Aber wie soll man es anders wissen, wenn im Bundestag mehr als zweidrittel alte weiße Männer sitzen und Frauen in Führungspositionen, insbesondere in Digitalunternehmen, stark unterrepräsentiert sind? So bestimmt der männliche Blick und seine Einschätzung auch den Wert von Care-Arbeit und der von FLINTA* Personen verrichteten. Um nur bei der Arbeit zu bleiben. Es ist halt eine Sache der strukturellen Verteilung, von Macht und Privilegien. Das sitzt so fest wie die Männer auf ihren Plätzen und wird auch mit einer Bezeichnung so schnell nicht ins Wanken gebracht werden können.
Mann fühlt sich allerdings von dieser Spitze, die von der Bezeichnung alter weißer Mann ausgeht, mindestens so angegriffen wie vom Gendern oder von überhaupt allen Debatten, die soziale Identität hinterfragen oder von einer gemüsereichen Ernährung.
Und während ich so an meinem Rettich knabbere und meine Brille zurechtrücke, wundere ich mich wirklich.
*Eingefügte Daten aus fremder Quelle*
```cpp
#define MT_WAVE 64
#define MT_DEVINL __device__ __forceinline__
MT_DEVINL float lds_f32(const float* p) { return *reinterpret_cast<const volatile float*>(p); }
MT_DEVINL f32x4 lds_f32x4_by_dword(const float* p) {
  const volatile float* q = reinterpret_cast<const volatile float*>(p);
  return (f32x4){q[0], q[1], q[2], q[3]};
}
#define MT_LDS_DRAIN_V1(a) asm volatile("s_waitcnt lgkmcnt(0)" : "+v"(a) : : "memory")
#define MT_LDS_DRAIN_V2(a, b) asm volatile("s_waitcnt lgkmcnt(0)" : "+v"(a), "+v"(b) : : "memory")
#define MT_LDS_DRAIN_V3(a, b, c) asm volatile("s_waitcnt lgkmcnt(0)" : "+v"(a), "+v"(b), "+v"(c) : : "memory")
// ... 83 lines not shown
MT_DEVINL f32x4 drop_elem4(const DropArgs& d, uint64_t idx4, float pf) {
  f32x4 s = {pf, pf, pf, pf};
  if (d.p > 0.f) {
    uint32_t r[4];
    philox4x32_7((uint32_t)idx4, (uint32_t)(idx4 >> 32), d.site, d.rng[2], d.rng[0], d.rng[1], r);
    const uint32_t thr = drop_threshold(d.p);
    const float keep = pf / (1.f - d.p);
#pragma unroll
    for (int e = 0; e < 4; ++e) s[e] = r[e] >= thr ? keep : 0.f;
  }
  return s;
}
MT_DEVINL f32x4 drop_apply4(f32x4 v, f32x4 s) {
#pragma unroll
  for (int e = 0; e < 4; ++e) v[e] = s[e] != 0.f ? v[e] * s[e] : 0.f;
  return v;
}
struct RowRange { int first, end; };
MT_DEVINL RowRange live_rows_of(const int* live, int rows_per_pass, int M) {
  RowRange r = {0, M};
  if (live) {
    r.first = (int)min((long)max(live[0], 0) * rows_per_pass, (long)M);
    r.end = max(r.first, (int)min((long)max(live[1], 0) * rows_per_pass, (long)M));
  }
  return r;
}
MT_DEVINL f32x4 drop_scale4(const DropArgs& d, uint64_t idx4, int m) {
  return drop_elem4(d, idx4, drop_path_factor(d, m / d.rows_per_pass));
}

MT_DEVINL bool drop_keep1(const DropArgs& d, uint32_t site, uint64_t idx) {
  uint32_t r[4];
  philox4x32_7((uint32_t)(idx >> 2), (uint32_t)(idx >> 34), site, d.rng[2], d.rng[0], d.rng[1], r);
  return r[idx & 3] >= drop_threshold(d.p);
}

MT_DEVINL uint32_t drop_keep4(const DropArgs& d, uint64_t idx4, uint32_t thr) {
  uint32_t r[4];
  philox4x32_7((uint32_t)idx4, (uint32_t)(idx4 >> 32), d.site, d.rng[2], d.rng[0], d.rng[1], r);
  return (r[0] >= thr ? 1u : 0u) | (r[1] >= thr ? 2u : 0u) | (r[2] >= thr ? 4u : 0u) | (r[3] >= thr ? 8u : 0u);
}

MT_DEVINL h16x8 ldg8(const h16* p) { return *reinterpret_cast<const h16x8*>(p); }
MT_DEVINL void stg8(h16* p, h16x8 v) { *reinterpret_cast<h16x8*>(p) = v; }

#define MT_CHECK_LAUNCH()                                   \
  do {                                                      \
    hipError_t e__ = hipGetLastError();                     \
    if (e__ != hipSuccess) return MT_ERR_LAUNCH;            \
  } while (0)

static inline int cdiv(long a, long b) { return (int)((a + b - 1) / b); }

enum { MT_OPT_EPS = 1, MT_OPT_LIVE = 2, MT_OPT_PARTIALS = 4, MT_OPT_GRID = 8 };
static inline int mt_opts_check(const MtLaunchOpts* o, int allowed) {
  if (!o) return MT_OK;
  const int set = (o->eps != 0.f ? MT_OPT_EPS : 0) | (o->live || o->live_rows ? MT_OPT_LIVE : 0) |
                  (o->partials || o->partials_elems ? MT_OPT_PARTIALS : 0) | (o->grid_wgs ? MT_OPT_GRID : 0);
  if (set & ~allowed) return MT_ERR_UNSUPPORTED;
  if (!(o->eps >= 0.f) || o->live_rows < 0 || o->partials_elems < 0 || o->grid_wgs < 0) return MT_ERR_BAD_ARG;
  if (o->partials_elems && !o->partials) return MT_ERR_BAD_ARG;
  return MT_OK;
}
static inline float mt_opt_eps(const MtLaunchOpts* o) { return o && o->eps != 0.f ? o->eps : 1e-5f; }
static inline const int* mt_opt_live(const MtLaunchOpts* o) { return o ? o->live : nullptr; }
static inline float* mt_opt_partials(const MtLaunchOpts* o) { return o ? o->partials : nullptr; }

int mt_det_reduce_launch(const float* partials, int nparts, int rows, int cols, long part_stride, float* dst, long ldd, hipStream_t s);
```

modaltune_amd/csrc/optim.hip:

```cpp
#include "common.h"

namespace {

__global__ __launch_bounds__(256) void distill_loss_kernel(const float* __restrict__ logits, const float* __restrict__ target, int R, int O,
                                                           float loss_scale_host, const float* __restrict__ scale_dev,
                                                           float* __restrict__ loss, float* __restrict__ dlogits) {
  const float loss_scale = loss_scale_host * (scale_dev ? *scale_dev : 1.0f);
  __shared__ float red[256];
  __shared__ float bc[4];
  const int tid = threadIdx.x;
  auto block_sum = [&](float v) {
    red[tid] = v; __syncthreads();
    for (int s = 128; s > 0; s >>= 1) { if (tid < s) red[tid] += red[tid + s]; __syncthreads(); }
    const float r = red[0]; __syncthreads(); return r;
  };
  auto block_max = [&](float v) {
    red[tid] = v; __syncthreads();
    for (int s = 128; s > 0; s >>= 1) { if (tid < s) red[tid] = fmaxf(red[tid], red[tid + s]); __syncthreads(); }
    const float r = red[0]; __syncthreads(); return r;
  };
  float total = 0.f;
  for (int r = 0; r < R; ++r) {
    const float* lg = logits + (long)r * O;
    const float* tg = target + (long)r * O;
// ... 318 lines not shown
                     found_inf, out);
  MT_CHECK_LAUNCH();
  return MT_OK;
}

extern "C" int mt_absmax_scale(const float* x, long n, float target, float* s, mt_stream_t stream) {
  if (!x || !s || n <= 0 || !(target > 0.f)) return MT_ERR_BAD_ARG;
  hipLaunchKernelGGL(absmax_scale_kernel, dim3(1), dim3(256), 0, (hipStream_t)stream, x, n, target, s);
  MT_CHECK_LAUNCH();
  return MT_OK;
}

extern "C" int mt_axpy_dev(const float* a, const float* b, const float* alpha, float* y, long n, mt_stream_t stream) {
  if (!b || !alpha || !y || n <= 0) return MT_ERR_BAD_ARG;
  const int grid = (int)((n + 1023) / 1024 > 4096 ? 4096 : (n + 1023) / 1024);
  hipLaunchKernelGGL(axpy_dev_kernel, dim3(grid), dim3(256), 0, (hipStream_t)stream, a, b, alpha, y, n);
  MT_CHECK_LAUNCH();
  return MT_OK;
}

extern "C" int mt_mfma_probe(float* sink, int workgroups, int iters, mt_stream_t stream) {
  if (!sink || workgroups < 1 || iters < 1) return MT_ERR_BAD_ARG;
  hipLaunchKernelGGL(mfma_probe_kernel, dim3(workgroups), dim3(256), 0, (hipStream_t)stream, sink, iters);
  MT_CHECK_LAUNCH();
  return MT_OK;
}

extern "C" int mt_coords_to_grid(const float* coords, int L, float tile, int ngrids, int* prow, int* pcol, int* err,
                                 mt_stream_t stream) {
  if (!coords || !prow || !pcol || L < 1 || !(tile > 0.f) || ngrids < 1) return MT_ERR_BAD_ARG;
  hipLaunchKernelGGL(coords_to_grid_kernel, dim3((L + 255) / 256), dim3(256), 0, (hipStream_t)stream, coords, L, tile, ngrids, prow,
                     pcol, err);
  MT_CHECK_LAUNCH();
  return MT_OK;
}

extern "C" int mt_scatter_rows_f32(const float* src, const int* src_idx, const int* idx, float* dst, int M, int D, int accumulate,
                                   mt_stream_t stream) {
  if (!src || !idx || !dst || M < 1 || D < 1) return MT_ERR_BAD_ARG;
  const long n = (long)M * D;
  const int grid = (int)((n + 255) / 256 > 8192 ? 8192 : (n + 255) / 256);
  hipLaunchKernelGGL(scatter_rows_kernel, dim3(grid), dim3(256), 0, (hipStream_t)stream, src, src_idx, idx, dst, M, D, accumulate);
  MT_CHECK_LAUNCH();
  return MT_OK;
}

extern "C" int mt_row_absmax_f32(const float* x, float* out, int M, int D, mt_stream_t stream) {
  if (!x || !out || M < 1 || D < 1) return MT_ERR_BAD_ARG;
  hipLaunchKernelGGL(row_absmax_kernel, dim3((M + 3) / 4 > 4096 ? 4096 : (M + 3) / 4), dim3(256), 0, (hipStream_t)stream, x, out, M, D);
  MT_CHECK_LAUNCH();
  return MT_OK;
}

extern "C" int mt_version(void) { return 320; }

extern "C" const char* mt_status_string(int status) {
  switch (status) {
    case MT_OK: return "ok";
    case MT_ERR_BAD_ARG: return "bad argument (shape / alignment / null pointer)";
    case MT_ERR_LAUNCH: return "kernel launch failed";
    case MT_ERR_UNSUPPORTED: return "unsupported configuration";
    default: return "unknown status";
  }
}
```

modaltune_amd/ops.py:

```python
from __future__ import annotations

import ctypes as C
import os
from typing import Optional, Sequence

import torch

from . import _lib
from ._lib import MtLongNetLayerBuffers, MtLongNetLayerWeights, MtVitBlockBuffers, MtVitBlockWeights
from ._lib import MT_SGEMM_MAX, MtDensePlan, MtDilatedPlan, MtDropout, MtGemmEpilogue, MtLaunchOpts, MtRowMap, MtSgemm, check, rowmap

F16, F32 = 0, 1
EPI_BIAS, EPI_BIAS_RESID, EPI_INJECT, EPI_POSEMB, EPI_QKV_HM = 0, 1, 2, 3, 4
ACT_NONE, ACT_RELU, ACT_GELU, ACT_ELU = 0, 1, 2, 3


def _p(t: Optional[torch.Tensor]):
    return None if t is None else t.data_ptr()
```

Warum ist dieses Schicksal so schwer zu ertragen? Woher kommt die große Scham, ist diese Eitelkeit vielleicht gar ein Symptom der Zuschreibung? Warum fällt es den alten weißen Männern so schwer zu sagen, ich bin ein alter weißer Mann. Weiter im Text. Stattdessen wird gestritten und gezetert.
Also Harald. Lass den Abfluss in Frieden. Keine Sorge, nach Berechnungen des Gleichstellungsreports 2019 dauert es eh noch 100 Jahre, bis wir alle gleichgestellt sind. So leicht wird das Patriarchat dann leider doch nicht gestürzt. Aber am schönsten wäre es natürlich, wenn das ohne polemische Bezeichnungen funktioniert.